Asides inspired by the main text, but that didn’t quite fit.
- Regular clichés, like those in the second paragraph, seldom occur within the body text of scientific papers. Yet they are common fodder for titles, as shown by Google Scholar searches for All in a day’s work, Back to square one, or Don’t judge a book by its cover.
- For a particularly notable academic cliché combination, consider one of the topic sentences in a well-known psychology paper: “To clarify the distinctive nature of our proposal it is useful to briefly consider prior research on overconfidence”. The first 17 of the 18 words are a generic framing of the only meaningful word in the sentence. (Do check out the paper though. Its topic, the illusion of explanatory depth, is fascinating and relevant to the practice of science in general.)
- The Academic Phrasebank notes on its homepage that it was designed for non-native speakers of English, but it is the native speakers that have ended up as the majority of its users.

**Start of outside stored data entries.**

struct GV {
  const SearchDev& d;
  const DTables& T;
  int g, lane;
  const SP* sp;
  const Unc* unc;
  mutable int esel = 0;
  int row;
  int32_t* wpn = nullptr;
  int32_t* wps = nullptr;
  KC_D GV(const SearchDev& d_, int g_) : d(d_), T(*d_.T), g(g_), lane(laneId()), sp(&d_.sp), unc(&d_.unc), row(g_) {}
  KC_D GV(const SearchDev& d_, const DTables& t_, int g_)
      : d(d_), T(t_), g(g_), lane(laneId()), sp(&d_.sp), unc(&d_.unc), row(g_) {}
  KC_D void setDescent(int j) {
    row = g * d.wideK + j;
    wpn = d.widePathNode + (size_t)row * MAX_DEPTH;
    wps = d.widePathSlot + (size_t)row * MAX_DEPTH;
  }
  KC_D Node* nodes() const { return d.nodes + (size_t)g * d.cap; }
  KC_D Edge* inlineEdges(int n) const { return d.edges + ((size_t)g * d.cap + n) * INLINE_EDGES; }
  KC_D Edge* edgePool() const { return d.edgePool + ((size_t)g * 2 + esel) * d.edgePoolCap; }
  KC_D void setEdgeSel(int sel) const { esel = __builtin_amdgcn_readfirstlane(sel); }
  KC_D NodeEdges edges(int n, uint32_t ebase) const { return NodeEdges{inlineEdges(n), edgePool() + ebase}; }
  KC_D NodeEdges edges(int n) const { return edges(n, nodes()[n].edgeBase); }
  KC_D uint64_t* nodeKey(int n) const { return d.nodeKey + ((size_t)g * d.cap + n) * 2; }
  KC_D float* pol(int n) const { return d.policy + ((size_t)g * d.cap + n) * d.P; }
  KC_D uint32_t* freeList() const { return d.freeList + (size_t)g * d.cap; }
  KC_D uint32_t* allocBits() const { return d.allocBits + (size_t)g * (d.cap / 32); }
  KC_D uint64_t* ttKey() const { return d.ttKey + (size_t)g * d.ttCap * 2; }
  KC_D int32_t* ttNode() const { return d.ttNode + (size_t)g * d.ttCap; }
  KC_D size_t svbBase(int sel) const { return ((size_t)g * 2 + sel) * d.svbCap; }
  KC_D float* accPolicy() const { return d.accPolicy + (size_t)g * d.P; }
  KC_D float* rawPolicy() const { return d.rawPolicy + (size_t)g * d.P; }
  KC_D float* rootNoised() const { return d.rootNoised + (size_t)g * d.P; }
  KC_D int32_t* pathNode() const { return wpn ? wpn : d.pathNode + (size_t)g * MAX_DEPTH; }
  KC_D int32_t* pathSlot() const { return wps ? wps : d.pathSlot + (size_t)g * MAX_DEPTH; }
  KC_D TurnRec* turns() const { return d.turns + (size_t)g * d.maxTurns; }
  KC_D int16_t* turnPol(int t) const { return d.turnPol + ((size_t)g * d.maxTurns + t) * d.P; }
};

static_assert(sizeof(GameDev) % 4 == 0, "GameDev copy granularity");
KC_D void storeGame(const GV& v, const GameDev& s) {
  waveSync();
  const uint32_t* src = reinterpret_cast<const uint32_t*>(&s);
  uint32_t* dst = reinterpret_cast<uint32_t*>(&v.d.games[v.g]);
  for(int i = v.lane; i < (int)(sizeof(GameDev) / 4); i += 64)
    dst[i] = src[i];
}

KC_D int sideOf(const SearchDev& d, int g, const GameDev& s) {
  return matchNet(d.slotBase + g, s.gameNum, s.root.pla);
}

template <bool MATCH = false>
KC_D void bindGame(GV& v, const GameDev& s) {
  v.sp = __builtin_amdgcn_readfirstlane(s.noNoise) ? &v.d.spCheap : &v.d.sp;
  if constexpr(MATCH) {
    if(v.d.matchPerSide && __builtin_amdgcn_readfirstlane(sideOf(v.d, v.g, s))) {
      v.sp = &v.d.sp1;
      v.unc = &v.d.unc1;
    }
  }
  v.setEdgeSel(s.edgeSel);
}

KC_D const Expl& explOf(const GV& v) { return v.unc == &v.d.unc1 ? v.d.ex1 : v.d.ex; }
KC_D const RootSearch& rootSearchOf(const GV& v) { return v.unc == &v.d.unc1 ? v.d.rs1 : v.d.rs; }

template <bool MATCH>
KC_D void matchMoveLimits(const GV& v, GameDev& s) {
  if constexpr(MATCH) {
    if(v.d.matchPerSide && __builtin_amdgcn_readfirstlane(sideOf(v.d, v.g, s)))
      s.visitLimit = v.d.sp1.maxVisits;
  }
}

template <bool MATCH = false>
KC_D void loadGame(GV& v, GameDev& s) {
  const uint32_t* src = reinterpret_cast<const uint32_t*>(&v.d.games[v.g]);
  uint32_t* dst = reinterpret_cast<uint32_t*>(&s);
  for(int i = v.lane; i < (int)(sizeof(GameDev) / 4); i += 64)
    dst[i] = src[i];
  waveSync();
  bindGame<MATCH>(v, s);
}

template <int NI>
KC_D float tsum(const float (&x)[NI], int n, int lane) {
  float a = 0.0f;
#pragma unroll
  for(int j = 0; j < NI; j++) {
    int i = lane + 64 * j;
    if(i < n)
      a = j == 0 ? x[j] : a + x[j];
  }
  return waveSum(a);
}

KC_D int bcastI(int v, int srcLane) { return bcastLane(v, srcLane); }

constexpr int SPEC_EDGES = INLINE_EDGES;
template <int NI>
constexpr bool W1_OF = NI <= 4;
KC_D int firstLane(uint64_t m) { return __builtin_ctzll(m); }

KC_D float childWeight(uint32_t edgeVisits, uint32_t childVisits, float rawWeight) {
  return rawWeight * ((float)edgeVisits / (float)(childVisits > 1u ? childVisits : 1u));
}

constexpr int PROBE_W = 16;
KC_D int ttFind(const GV& v, uint64_t k0, uint64_t k1, int& emptySlot) {
  const int mask = v.d.ttCap - 1;
  const int start = (int)(k0 & (uint64_t)mask);
  const uint64_t* key = v.ttKey();
  const int32_t* node = v.ttNode();
  emptySlot = -1;
  const bool act = v.lane < PROBE_W;
  for(int base = 0; base < v.d.ttCap; base += PROBE_W) {
    int s = (start + base + v.lane) & mask;
    const int nd = act ? node[s] : 0;
    const uint64_t ka = act ? key[2 * s] : 0ull, kb = act ? key[2 * s + 1] : 0ull;
    bool match = act && nd >= 0 && ka == k0 && kb == k1;
    uint64_t m = ballot(act && (nd < 0 || match));
    if(m) {
      int f = firstLane(m);
      emptySlot = bcastI(s, f);
      return bcastI(match ? nd : -1, f);
    }
  }
  return -1;
}

KC_D void ttInsertAt(const GV& v, int slot, uint64_t k0, uint64_t k1, int nodeIdx) {
  if(slot >= 0 && v.lane == 0) {
    v.ttKey()[2 * slot] = k0;
    v.ttKey()[2 * slot + 1] = k1;
    v.ttNode()[slot] = nodeIdx;
  }
}

KC_D uint64_t svbProbe(const GV& v, int sel, uint64_t k) {
  const int mask = v.d.svbCap - 1;
  return v.lane < PROBE_W ? v.d.svbKey[v.svbBase(sel) + (((int)(k & (uint64_t)mask) + v.lane) & mask)] : 0ull;
}
KC_D int svbFindOrInsert(const GV& v, int sel, uint64_t k, uint64_t first) {
  const int mask = v.d.svbCap - 1;
  const size_t b = v.svbBase(sel);
  const int start = (int)(k & (uint64_t)mask);
  const bool act = v.lane < PROBE_W;
  for(int base = 0; base < v.d.svbCap; base += PROBE_W) {
    int s = (start + base + v.lane) & mask;
    uint64_t kk = base == 0 ? first : (act ? v.d.svbKey[b + s] : 0ull);
    uint64_t m = ballot(act && (kk == 0 || kk == k));
    if(m) {
      int f = firstLane(m);
      int slot = bcastI(s, f);
      bool empty = bcastLane((int)(kk == 0), f) != 0;
      if(empty && v.lane == f) {
        v.d.svbKey[b + slot] = k;
        v.d.svbD[b + slot] = 0;
        v.d.svbW[b + slot] = 0;
      }
      return slot;
    }
  }
  return -1;
}

template <bool W1 = false>
KC_D uint64_t svbKeyOf(const GV& v, const DBoard& before, int parentPrevPos, int movePos, int mover) {
  const DTables& T = v.T;
  uint64_t h = 0;
  if(v.lane < 25) {
    int wy = v.lane / 5, wx = v.lane % 5;
    int cell = movePos % T.A;
    int xx = cell % T.X + wx - 2, yy = cell / T.X + wy - 2;
    int col = (xx >= 0 && xx < T.X && yy >= 0 && yy < T.Y) ? colorAt<W1>(before, yy * T.X + xx) : 3;
    h = T.svbZ[SVB_IDX_PAT + col * 25 + wy * 5 + wx];
  }
  h = waveXor64(h);
  h ^= T.svbZ[parentPrevPos] ^ T.svbZ[SVB_IDX_MOVE1 + movePos] ^ T.svbZ[SVB_IDX_PLA + mover];
  return h != 0 ? h : 1;
}

KC_D int allocNode(const GV& v, GameDev& s, int nextPla, uint64_t k0, uint64_t k1, bool terminal, int freeIdx = -1) {
  if(s.freeTop <= 0) {
    s.err = ERR_NODE_POOL;
    return -1;
  }
  s.freeTop--;
  int idx = freeIdx >= 0 ? freeIdx : (int)v.freeList()[s.freeTop];
  if(v.lane == 0) {
    Node n;
    n.visits = 0;
    n.weightSum = n.weightSqSum = n.utilityAvg = n.utilitySqAvg = n.winLossAvg = 0.0f;
    n.nnWin = n.nnLoss = n.lastSvbDelta = n.lastSvbWeight = 0.0f;
    n.svbEntry = -1;
    n.numChildren = 0;
    n.nextPla = (uint8_t)nextPla;
    n.flags = terminal ? 2 : 0;
    n.nextPrior = -1.0f;
    n.nextPos = 0xFFFF;
    n.virtualLosses = 0;
    n.edgeBase = 0;
    n.nnWeight = 1.0f;
    v.nodes()[idx] = n;
    v.nodeKey(idx)[0] = k0;
    v.nodeKey(idx)[1] = k1;
    atomicOr(&v.allocBits()[idx >> 5], 1u << (idx & 31));
  }
  s.liveCount++;
  return idx;
}

struct NStats {
  uint32_t visits;
  float weightSum, weightSqSum, utilityAvg, utilitySqAvg, winLossAvg;
};

KC_D NStats addLeafValue(const GV& v, const GameDev& s, int ni, float wl, float weight, bool isTerminal,
                         bool assumeNoExisting) {
  const SP& sp = *v.sp;
  Node* np = &v.nodes()[ni];
  const int svbEntry = np->svbEntry;
  uint32_t visits = np->visits;
  float weightSum = np->weightSum, weightSqSum = np->weightSqSum;
  float utilityAvg = np->utilityAvg, utilitySqAvg = np->utilitySqAvg, winLossAvg = np->winLossAvg;
  float utility = wl;
  if(sp.svbFactor != 0.0f && !isTerminal && svbEntry >= 0) {
    size_t e = v.svbBase(s.svbSel) + svbEntry;
    float dd = svbF(v.d.svbD[e]), ww = svbF(v.d.svbW[e]);
    if(ww > 0.001f)
      utility = utility + (sp.svbFactor * dd) / ww;
  }
  float usq = utility * utility;
  if(assumeNoExisting) {
    winLossAvg = wl;
    utilityAvg = utility;
    utilitySqAvg = usq;
    weightSqSum = weight * weight;
    weightSum = weight;
    visits += 1;
  } else {
    float oldW = weightSum, newW = oldW + weight;
    winLossAvg = (winLossAvg * oldW + wl * weight) / newW;
    utilityAvg = (utilityAvg * oldW + utility * weight) / newW;
    utilitySqAvg = (utilitySqAvg * oldW + usq * weight) / newW;
    weightSqSum = weightSqSum + weight * weight;
    weightSum = newW;
    visits += 1;
  }
  waveSync();
  if(v.lane == 0) {
    np->visits = visits;
    np->weightSum = weightSum;
    np->weightSqSum = weightSqSum;
    np->utilityAvg = utilityAvg;
    np->utilitySqAvg = utilitySqAvg;
    np->winLossAvg = winLossAvg;
  }
  waveSync();
  return NStats{visits, weightSum, weightSqSum, utilityAvg, utilitySqAvg, winLossAvg};
}

KC_D float cdfT(const DTables& T, float z) {
  float dd = (1999.0f * (z - (-50.0f))) / 100.0f;
  if(dd <= 0.0f)
    return 0.0f;
  int idx = (int)dd;
  if(idx >= 1999)
    return 1.0f;
  float lambda = dd - (float)idx;
  float y0 = T.cdf[idx], y1 = T.cdf[idx + 1];
  return y0 + lambda * (y1 - y0);
}

template <int NI, bool EXPL>
struct PathPriors {};
template <int NI>
struct PathPriors<NI, true> {
  float epr[NI];
};
template <int NI, bool EXPL = false>
struct PathLevel : PathPriors<NI, EXPL> {
  int ni, slot, k, nextPla, svbEntry;
  uint32_t ebase;
  float nnWin, nnLoss, nnWeight, lastSvbDelta, lastSvbWeight;
  uint32_t visits0;
  uint32_t ech[NI], evis[NI];
  uint32_t cv[NI];
  float cws[NI], cwsq[NI], cu[NI], cusq[NI], cwl[NI];
  int64_t svbD0, svbW0;
};
struct LevelOut {
  NStats st;
  int svbEntry;
  int64_t svbD, svbW;
};

template <int NI, bool EXPL>
KC_D void loadLevel(const GV& v, int ni, int slot, PathLevel<NI, EXPL>& L) {
  const Node nd = v.nodes()[ni];
  const Edge* E = v.inlineEdges(ni);
  const Edge e0 = v.lane < SPEC_EDGES && v.lane < v.d.P ? E[v.lane] : Edge{0u, 0u, 0.0f, 0u};
  L.ebase = nd.edgeBase;
  L.ech[0] = e0.child;
  L.evis[0] = e0.visits;
  L.ni = ni;
  L.slot = slot;
  L.k = nd.numChildren;
  L.nextPla = nd.nextPla;
  L.svbEntry = nd.svbEntry;
  L.nnWin = nd.nnWin;
  L.nnLoss = nd.nnLoss;
  L.nnWeight = nd.nnWeight;
  L.lastSvbDelta = nd.lastSvbDelta;
  L.lastSvbWeight = nd.lastSvbWeight;
  L.visits0 = nd.visits;
}

template <int NI, bool EXPL>
KC_D void loadKids(const GV& v, const GameDev& s, PathLevel<NI, EXPL>& L) {
  const SP& sp = *v.sp;
  const NodeEdges E = v.edges(L.ni, L.ebase);
  const Node* NS = v.nodes();
#pragma unroll
  for(int j = 0; j < NI; j++) {
    const int i = v.lane + 64 * j;
    L.cv[j] = 0;
    L.cws[j] = L.cwsq[j] = L.cu[j] = L.cusq[j] = L.cwl[j] = 0.0f;
    if constexpr(EXPL)
      L.epr[j] = 0.0f;
    if(j > 0 || i >= SPEC_EDGES)
      L.ech[j] = L.evis[j] = 0u;
    if(i < L.k) {
      if(j > 0 || i >= SPEC_EDGES) {
        const Edge e = E[i];
        L.ech[j] = e.child;
        L.evis[j] = e.visits;
      }
      if constexpr(EXPL) {
        const Edge e = E[i];
        L.epr[j] = L.ni == s.rootIdx ? v.rootNoised()[e.move] : e.prior;
      }
      const Node& c = NS[L.ech[j]];
      L.cv[j] = c.visits;
      L.cws[j] = c.weightSum;
      L.cwsq[j] = c.weightSqSum;
      L.cu[j] = c.utilityAvg;
      L.cusq[j] = c.utilitySqAvg;
      L.cwl[j] = c.winLossAvg;
    }
  }
  const size_t e = v.svbBase(s.svbSel) + (L.svbEntry >= 0 ? L.svbEntry : 0);
  L.svbD0 = v.d.svbD[e];
  L.svbW0 = v.d.svbW[e];
  (void)sp;
}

- I acknowledge that the fill-in-the-blanks approach is a good way to get started writing, but some pushback against this approach is warranted.
- Like “we” and “important/importance”, another common word is “data”, which shows up, on average, 22 times per paper (“dataset” is included in this count). 2% of papers had triple-digit usage. Conversely, 22 of the 360 papers did not use the word. Of those 22 papers, 20 were focused on either theory or simulations.
- Awkward second-person references are worse than third-person. 10% of papers mentioned “the reader”, whereas <1% of papers mentioned “you” in any second-person sense. (That 10% excludes the boilerplate phrase used in 10 papers that “the reader is referred to the web version of this article” [for colour figures].)
- In a similar vein to “the author” and “the reader”, there’s the phrase “this paper”. This phrase is used in 60% of papers. On average, it was used 1.4 times per paper, which is reasonable. Four of the 360 papers, however, had double-digit uses of the phrase.
- I wanted to include stats for “possible/possibly” in the hedging section. But these words are can be used in many ways other than hedging, so I left them out. Similarly, I excluded “critical” in the importance section as that has specific meanings in my field.
- The heading This is important. That’s important. Everything is important should be read in Oprah’s voice.
- Rather than proclaiming importance where it’s not due, this paper is more honest: “From a practical perspective, that result, of course, is only moderately interesting.”